Chromebooks, which are based on Google's Chrome OS platform, don't necessarily get the kind of attention Android mobile devices do these days. They are basically notebooks competing in a crowded PC market that is getting far less notice than a few years ago. Based on these factors, it would appear that Chromebooks are doomed to languish in the sales doldrums with the rest of the PC market. Further inspection, however, reveals a much different story. While notebooks and other types of PCs are generally having a tough time right now, Chromebooks are proving to be extremely popular. Chromebooks last year were the top-selling product type in the mobile PC space (not counting tablets), and Amazon.com lists several Chromebooks among its most popular available notebooks. So, why are Chromebooks so popular and how did they become such an appealing buy to so many people? Take a look at this eWEEK slide show to find the reasons why. You might even decide that a Chromebook model might be right for you.

 
 
 
  • 10 Reasons Today's Chromebooks Look Like a Smart Mobile PC Buy

    By Don Reisinger
    10 Reasons Today's Chromebooks Look Like a Smart Mobile PC Buy
  • They Appeal to Budget-Conscious Consumers

    One of the best things about Chromebooks is that they're inexpensive. In fact, customers can get their hands on the devices for as little as a couple hundred dollars, and even some of the higher-end Chromebooks with such features as LTE are cheaper than the standard, low-end iPad. Budget-conscious shoppers love Chromebooks.
    They Appeal to Budget-Conscious Consumers
  • The Apps Are in the Cloud

    Some criticize Chromebooks for their lack of native apps, but such an argument doesn't quite hold water. The whole point of Chrome OS, a Web-based operating system, is that Websites themselves are the "apps" customers run on their computers. Sure, there's an offline mode, but the Chromebook secret sauce is in the cloud, not third-party developer support like on Windows.
    The Apps Are in the Cloud
  • Google Lovers Will Love Them

    There's no doubt about it: Those who love Google services will love Chromebooks. Upon booting up a Chromebook for the first time, owners will input their Google credentials, and they'll be off to the races. Everything from Gmail to Google Docs to Google Calendar is baked into Chrome OS, and the only people that bothers are those who don't like Google. Those who love Google love Chrome OS.
    Google Lovers Will Love Them
  • More Offline Apps Are Coming Along

    While the Internet is the most important "app" for Chrome OS, it's worth noting that more offline apps are coming along. In fact, over the last several months, a number of major developers have realized that offline support is still important for Chromebooks. Google, of course, has been the first to make that leap, allowing for offline Gmail as just one of the many available apps.
    More Offline Apps Are Coming Along
  • They're Perfect for Kids

    Google makes no secret that it's trying to get Chromebooks into schools. The company believes that the cloud is the future and kids should have easy access to cheap computers that get them there. For parents, Chromebooks also make a lot of sense. The computers are cheap, they're relatively secure, parental controls are readily available, and kids get to stream music and videos or surf the Web. It's a win-win.
    They're Perfect for Kids
  • Security Is Quite Strong

    Overall, Chromebook security is quite strong. The operating system itself is not a major one for cyber-criminals, which means users won't need to worry about viruses or spyware. The only security threat is the Web, and as recent history has shown, perhaps there's much to fear there. Still, every operating system faces the Web threat, and Chrome OS doesn't have to deal with all the offline threats that impact operating systems like Windows. All in all, it's a win for Chromebooks.
    Security Is Quite Strong
  • Sleek Hardware

    Chromebooks, whether they're made by Samsung, HP or Acer, are actually quite good-looking.

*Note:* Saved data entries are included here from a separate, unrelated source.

+            for (int j = 0; j < 8; ++j) quant_atom(acc, w, ps2, j);
+            quant_pack(w, ps2, pf);
         } else {
-            if (edge) quantise(std::true_type{});
-            else quantise(std::false_type{});
+            quantise(edge_tag);
 #pragma unroll
             for (int ks = 0; ks < 2; ++ks) {
 #define PK(i) ((__float_as_uint(acc[8 * ks + 2 * (i)]) >> 16) | (__float_as_uint(acc[8 * ks + 2 * (i) + 1]) & 0xFFFF0000u))
@@ -473,6 +515,8 @@
 #undef PK
             }
         }
+    };
+    auto pv_tile = [&](const unsigned short* vtc, const bf16x8 (&pf)[2]) {
 #pragma unroll
         for (int j = 0; j < G::NDT; ++j) {
             const unsigned short* vp = vtc + (j * 32 + (lane & 31)) * G::VLD + 8 * h32;
@@ -488,6 +532,59 @@
                 oacc[j] = __builtin_amdgcn_mfma_f32_32x32x16_bf16(vh, pf[ks], oacc[j], 0, 0, 0);
             }
         }
+    };
+    int stage = 0, istage = ST - 1;
+    if constexpr (PIPE) {
+        v16f acc = score(lds8, i0, NoFill{});
+        for (int ib = i0; ib < i1; ib += TPS) {
+            const int nstage = (stage + 1 == ST) ? 0 : stage + 1;
+#pragma unroll
+            for (int jt = 0; jt < TPS; ++jt) {
+                const int i = ib + jt, s0 = i * KT;
+                const unsigned char* next_lds = lds8 + stage * SB + (jt + 1) * TB;
+                if (jt == TPS - 1) {
+                    wait_image<NP, TPS * (ST - 3), NW>(wid);
+                    asm volatile("s_waitcnt lgkmcnt(0)" ::: "memory");
+                    __builtin_amdgcn_s_barrier();
+#pragma unroll
+                    for (int j = 0; j < TPS; ++j)
+                        issue_image<NP, NW>(img_lane + (int64_t)min(ib + TPS * (ST - 1) + j, i1 - 1) * G::IMG_BYTES, lds_base + istage * SB + j * TB, wid);
+                    next_lds = lds8 + nstage * SB;
+                }
+                const bool edge = (s0 + KT > p.S) || (s0 < p.skip);
+                v16f accn;
+                bf16x8 pf[2];
+                if (!edge) {
+                    unsigned w[8];
+                    f2 ps2 = {0.0f, 0.0f};
+                    auto atom = [&](int j) { quant_atom(acc, w, ps2, j); };
+                    accn = score(next_lds, i + 1, SlotFill<NM, 8, decltype(atom)>{atom});
+                    quant_pack(w, ps2, pf);
+                } else {
+                    quantise_tile(acc, s0, pf, std::true_type{});
+                    accn = score(next_lds, i + 1, NoFill{});
+                }
+                pv_tile(reinterpret_cast<const unsigned short*>(lds8 + stage * SB + jt * TB) + G::K_ELEMS, pf);
+                acc = accn;
+            }
+            stage = nstage;
+            istage = (istage + 1 == ST) ? 0 : istage + 1;
+        }
+    } else
+    for (int ib = i0; ib < i1; ib += TPS) {
+#pragma unroll
+      for (int jt = 0; jt < TPS; ++jt)
+        issue_image<NP, NW>(img_lane + (int64_t)min(ib + TPS * (ST - 1) + jt, i1 - 1) * G::IMG_BYTES, lds_base + istage * SB + jt * TB, wid);
+#pragma unroll
+      for (int jt = 0; jt < TPS; ++jt) {
+        const int i = ib + jt;
+        const int s0 = i * KT;
+        const unsigned char* tile_lds = lds8 + stage * SB + jt * TB;
+        const v16f acc = score(tile_lds, i, NoFill{});
+        bf16x8 pf[2];
+        if ((s0 + KT > p.S) || (s0 < p.skip)) quantise_tile(acc, s0, pf, std::true_type{});
+        else quantise_tile(acc, s0, pf, std::false_type{});
+        pv_tile(reinterpret_cast<const unsigned short*>(tile_lds) + G::K_ELEMS, pf);
       }
         wait_image<NP, TPS * (ST - 2), NW>(wid);
         __builtin_amdgcn_s_barrier();
@@ -581,6 +678,9 @@
     DGQ_DIAG_FLUSH(attn, NW, wid, lane);
 }
 
+static std::atomic<int> attn_pipelined_calls{0};
+extern "C" int dgq_attention_pipelined_calls(void) { return attn_pipelined_calls.load(std::memory_order_relaxed); }
+
 template <int D, int QM, bool VINT>
 static int launch_attn3(AttnParams p, const void* q_raw, unsigned char* planes, float* qfq, hipStream_t st) {
     using G = Geo<D, QM, VINT>;
@@ -595,7 +695,11 @@
     constexpr int pv_lds = pv_ring > pv_scratch ? pv_ring : pv_scratch;
     constexpr int TPS_P = (2 * DGQ_ATTN_TPS_PV * G::IMG_BYTES <= 160 * 1024) ? DGQ_ATTN_TPS_PV : 2;
     constexpr int pv2_ring = D <= 64 ? 2 * TPS_P * G::IMG_BYTES : 0, pv2_lds = pv2_ring > pv_scratch ? pv2_ring : pv_scratch;
-    static_assert(stats_lds <= 160 * 1024 && pv_lds <= 160 * 1024 && stats2_lds <= 160 * 1024 && pv2_lds <= 160 * 1024, "LDS ring too large");
+    constexpr bool PV2P = D <= 64 && 3 * TPS_P * G::IMG_BYTES <= 160 * 1024;
+    constexpr int pvp_ring = D <= 64 ? (G::PV_STAGES + 1) * G::IMG_BYTES : 0, pvp_lds = pvp_ring > pv_scratch ? pvp_ring : pv_scratch;
+    constexpr int pv2p_ring = PV2P ? 3 * TPS_P * G::IMG_BYTES : 0, pv2p_lds = pv2p_ring > pv_scratch ? pv2p_ring : pv_scratch;
+    static_assert(stats_lds <= 160 * 1024 && pv_lds <= 160 * 1024 && stats2_lds <= 160 * 1024 && pv2_lds <= 160 * 1024 && pvp_lds <= 160 * 1024 &&
+                  pv2p_lds <= 160 * 1024, "LDS ring too large");
     static std::atomic<bool> attr_set[64];
     int dev = 0;
     (void)hipGetDevice(&dev);
@@ -610,6 +714,16 @@
             (void)hipFuncSetAttribute(reinterpret_cast<const void*>(&attn3_pv_kernel<D, false, 8, QM, VINT>), hipFuncAttributeMaxDynamicSharedMemorySize, pv_lds);
             (void)hipFuncSetAttribute(reinterpret_cast<const void*>(&attn3_pv_kernel<D, true, 8, QM, VINT, TPS_P>), hipFuncAttributeMaxDynamicSharedMemorySize, pv2_lds);
             (void)hipFuncSetAttribute(reinterpret_cast<const void*>(&attn3_pv_kernel<D, false, 8, QM, VINT, TPS_P>), hipFuncAttributeMaxDynamicSharedMemorySize, pv2_lds);
+            if constexpr (!QI8) {
+            (void)hipFuncSetAttribute(reinterpret_cast<const void*>(&attn3_stats_kernel<D, 8, QM, 1, true>), hipFuncAttributeMaxDynamicSharedMemorySize, stats_lds);
+            (void)hipFuncSetAttribute(reinterpret_cast<const void*>(&attn3_stats_kernel<D, 8, QM, TPS_S, true>), hipFuncAttributeMaxDynamicSharedMemorySize, stats2_lds);
+            (void)hipFuncSetAttribute(reinterpret_cast<const void*>(&attn3_pv_kernel<D, true, 8, QM, VINT, 1, true>), hipFuncAttributeMaxDynamicSharedMemorySize, pvp_lds);
+            (void)hipFuncSetAttribute(reinterpret_cast<const void*>(&attn3_pv_kernel<D, false, 8, QM, VINT, 1, true>), hipFuncAttributeMaxDynamicSharedMemorySize, pvp_lds);
+            }
+            if constexpr (PV2P && !QI8) {
+                (void)hipFuncSetAttribute(reinterpret_cast<const void*>(&attn3_pv_kernel<D, true, 8, QM, VINT, TPS_P, true>), hipFuncAttributeMaxDynamicSharedMemorySize, pv2p_lds);
+                (void)hipFuncSetAttribute(reinterpret_cast<const void*>(&attn3_pv_kernel<D, false, 8, QM, VINT, TPS_P, true>), hipFuncAttributeMaxDynamicSharedMemorySize, pv2p_lds);
+            }
         }
         if (dev >= 0 && dev < 64) attr_set[dev].store(true, std::memory_order_release);
     }
@@ -655,7 +769,26 @@
     const long split_below = se ? atol(se) : 448L;
     const long nblk4 = (long)((p.T + 127) / 128) * p.B * p.H;
     const int nsp = (!wide && nblk4 < split_below && p.NT >= 8 && D % 4 == 0) ? 2 : 1;
-    if (wide) {
+    const char* pe = getenv("DGQ_ATTN_PIPE");
+    const bool pipe = !QI8 && !(pe != nullptr && pe[0] == '0');
+    if (wide && pipe) {
+        if constexpr (D <= 64 && !QI8) {
+            dim3 grid((p.T + 255) / 256, p.B * p.H), block(512);
+            if (p.NT >= 4 * TPS_S && p.NT % TPS_S == 0) hipLaunchKernelGGL((attn3_stats_kernel<D, 8, QM, TPS_S, true>), grid, block, stats2_lds, st, p);
+            else hipLaunchKernelGGL((attn3_stats_kernel<D, 8, QM, 1, true>), grid, block, stats_lds, st, p);
+            bool two = false;
+            if constexpr (PV2P) {
+                two = p.NT >= 4 * TPS_P && p.NT % TPS_P == 0;
+                if (two && p.mode == 3) hipLaunchKernelGGL((attn3_pv_kernel<D, true, 8, QM, VINT, TPS_P, true>), grid, block, pv2p_lds, st, p);
+                else if (two) hipLaunchKernelGGL((attn3_pv_kernel<D, false, 8, QM, VINT, TPS_P, true>), grid, block, pv2p_lds, st, p);
+            }
+            if (!two) {
+                if (p.mode == 3) hipLaunchKernelGGL((attn3_pv_kernel<D, true, 8, QM, VINT, 1, true>), grid, block, pvp_lds, st, p);
+                else hipLaunchKernelGGL((attn3_pv_kernel<D, false, 8, QM, VINT, 1, true>), grid, block, pvp_lds, st, p);
+            }
+            attn_pipelined_calls.fetch_add(1, std::memory_order_relaxed);
+        }
+    } else if (wide) {
         if constexpr (D <= 64) {
             dim3 grid((p.T + 255) / 256, p.B * p.H), block(512);
             if (p.NT >= 4 * TPS_S && p.NT % TPS_S == 0) hipLaunchKernelGGL((attn3_stats_kernel<D, 8, QM, TPS_S>), grid, block, stats2_lds, st, p);
diff --git a/dgq_amd/csrc/attn_bf16x3_dev.h b/dgq_amd/csrc/attn_bf16x3_dev.h
--- a/dgq_amd/csrc/attn_bf16x3_dev.h
+++ b/dgq_amd/csrc/attn_bf16x3_dev.h
@@ -218,8 +218,23 @@
     }
 }
 
-template <int D>
-__device__ __forceinline__ v16f score_tile(const unsigned short* kb, const bf16x8 (&qf)[3][Geo<D>::NKK], int lane) {
+struct NoFill {
+    __device__ __forceinline__ void operator()(int) const {}
+};
+template <int NM, int NA, typename ATOM>
+struct SlotFill {
+    ATOM& atom;
+    __device__ __forceinline__ void operator()(int n) const {
+        __builtin_amdgcn_sched_barrier(0x104);
+#pragma unroll
+        for (int a = 0; a < NA; ++a)
+            if (((a + 1) * NM - 1) / NA == n) atom(a);
+        __builtin_amdgcn_sched_barrier(0x104);
+    }
+};
+
+template <int D, typename FILL = NoFill>
+__device__ __forceinline__ v16f score_tile(const unsigned short* kb, const bf16x8 (&qf)[3][Geo<D>::NKK], int lane, const FILL& fill = FILL{}) {
     using G = Geo<D>;
     constexpr bool DUAL = D >= 64;
     v16f acc, acc2;
@@ -234,18 +249,30 @@
         const bf16x8 kl = *reinterpret_cast<const bf16x8*>(kp + 2 * PL + 16 * kk);
         if (DUAL) {
             acc2 = __builtin_amdgcn_mfma_f32_32x32x16_bf16(kl, qf[0][kk], acc2, 0, 0, 0);
+            fill(6 * kk);
             acc = __builtin_amdgcn_mfma_f32_32x32x16_bf16(km, qf[0][kk], acc, 0, 0, 0);
+            fill(6 * kk + 1);
             acc2 = __builtin_amdgcn_mfma_f32_32x32x16_bf16(kh, qf[2][kk], acc2, 0, 0, 0);
+            fill(6 * kk + 2);
             acc = __builtin_amdgcn_mfma_f32_32x32x16_bf16(kh, qf[1][kk], acc, 0, 0, 0);
+            fill(6 * kk + 3);
             acc2 = __builtin_amdgcn_mfma_f32_32x32x16_bf16(km, qf[1][kk], acc2, 0, 0, 0);
+            fill(6 * kk + 4);
             acc = __builtin_amdgcn_mfma_f32_32x32x16_bf16(kh, qf[0][kk], acc, 0, 0, 0);
+            fill(6 * kk + 5);
         } else {
             acc = __builtin_amdgcn_mfma_f32_32x32x16_bf16(kl, qf[0][kk], acc, 0, 0, 0);
+            fill(6 * kk);
             acc = __builtin_amdgcn_mfma_f32_32x32x16_bf16(kh, qf[2][kk], acc, 0, 0, 0);
+            fill(6 * kk + 1);
             acc = __builtin_amdgcn_mfma_f32_32x32x16_bf16(km, qf[1][kk], acc, 0, 0, 0);
+            fill(6 * kk + 2);
             acc = __builtin_amdgcn_mfma_f32_32x32x16_bf16(km, qf[0][kk], acc, 0, 0, 0);
+            fill(6 * kk + 3);
             acc = __builtin_amdgcn_mfma_f32_32x32x16_bf16(kh, qf[1][kk], acc, 0, 0, 0);
+            fill(6 * kk + 4);
             acc = __builtin_amdgcn_mfma_f32_32x32x16_bf16(kh, qf[0][kk], acc, 0, 0, 0);
+            fill(6 * kk + 5);
         }
     }
     if (DUAL) {
@@ -324,8 +351,8 @@
         qf[0][D / 16] = __builtin_bit_cast(bf16x8, make_uint4((unsigned)zh | ((unsigned)zm << 16), (unsigned)zl, 0u, 0u));
 }
 
-template <int D>
-__device__ __forceinline__ v16f score_tile_q1(const unsigned short* kb, const bf16x8 (&qf)[3][Geo<D>::NKK], float zmul, int lane) {
+template <int D, typename FILL = NoFill>
+__device__ __forceinline__ v16f score_tile_q1(const unsigned short* kb, const bf16x8 (&qf)[3][Geo<D>::NKK], float zmul, int lane, const FILL& fill = FILL{}) {
     using G = Geo<D, 2, false>;
     v16f acc;
 #pragma unroll
@@ -338,8 +365,11 @@
         const bf16x8 km = *reinterpret_cast<const bf16x8*>(kp + PL + 16 * kk);
         const bf16x8 kl = *reinterpret_cast<const bf16x8*>(kp + 2 * PL + 16 * kk);
         acc = __builtin_amdgcn_mfma_f32_32x32x16_bf16(kl, qf[0][kk], acc, 0, 0, 0);
+        fill(3 * kk);
         acc = __builtin_amdgcn_mfma_f32_32x32x16_bf16(km, qf[0][kk], acc, 0, 0, 0);
+        fill(3 * kk + 1);
         acc = __builtin_amdgcn_mfma_f32_32x32x16_bf16(kh, qf[0][kk], acc, 0, 0, 0);
+        fill(3 * kk + 2);
     }
     if constexpr (!G::FOLDZ) {
         const float* tv = reinterpret_cast<const float*>(kb + 3 * PL);
diff --git a/dgq_amd/ops.py b/dgq_amd/ops.py
--- a/dgq_amd/ops.py
+++ b/dgq_amd/ops.py
@@ -1052,6 +1052,10 @@
 attention_f32 = attention
 
 
+def attention_pipelined_calls():
+    return _lib.load().dgq_attention_pipelined_calls()
+
+
 def attention_sync_timeouts():
     n = _lib.load().dgq_attention_sync_timeouts()
     if n < 0:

The devices are lightweight, thin and sleek, and they come with a Mac-like finish that people like. The best part is, they offer such a nice look for a cheap price. Not all Chromebooks are created equal, of course, but many come with designs that are really impressive.
    Sleek Hardware
  • Bring On LTE

    The vast majority of Chromebooks now ship with LTE built-in. That's important. Today's MacBook Pros and MacBook Air don't ship with LTE, and far too many PCs are still lacking in the wireless connectivity space. With Chromebooks shipping with LTE, Web accessibility is available nearly everywhere (depending on the carrier), and the full Chrome OS experience isn't lost when traveling. It's a key feature for those who are often on the road.
    Bring On LTE
  • It's a Windows XP-less World

    Let's not forget that we're now living in a world where Windows XP is no longer supported. And for many people, the idea of switching to Windows 8 is unfathomable, as is spending a substantial sum on a new computer. Chromebooks seem to fill that void by offering high-quality products that are cheap and won't be too jarring a software jump, since they rely on the Web for their user experience. Chromebooks might just be in the right place at the right time.
    It's a Windows XP-less World
  • Faster Access to the Stuff That Matters

    One of the nicest features about Chrome OS is that users can pin sites to the bottom taskbar, allowing for fast access to any Website. In addition, the devices themselves come with solid-state drives, delivering extremely fast performance. Those looking to get on the Web and get to a Website quickly will find no faster solution than a Chromebook.
    Faster Access to the Stuff That Matters
 
 
 
 
 
Don Reisinger is a freelance technology columnist. He started writing about technology for Ziff-Davis' Gearlog.com. Since then, he has written extremely popular columns for CNET.com, Computerworld, InformationWeek, and others. He has appeared numerous times on national television to share his expertise with viewers. You can follow his every move at http://twitter.com/donreisinger.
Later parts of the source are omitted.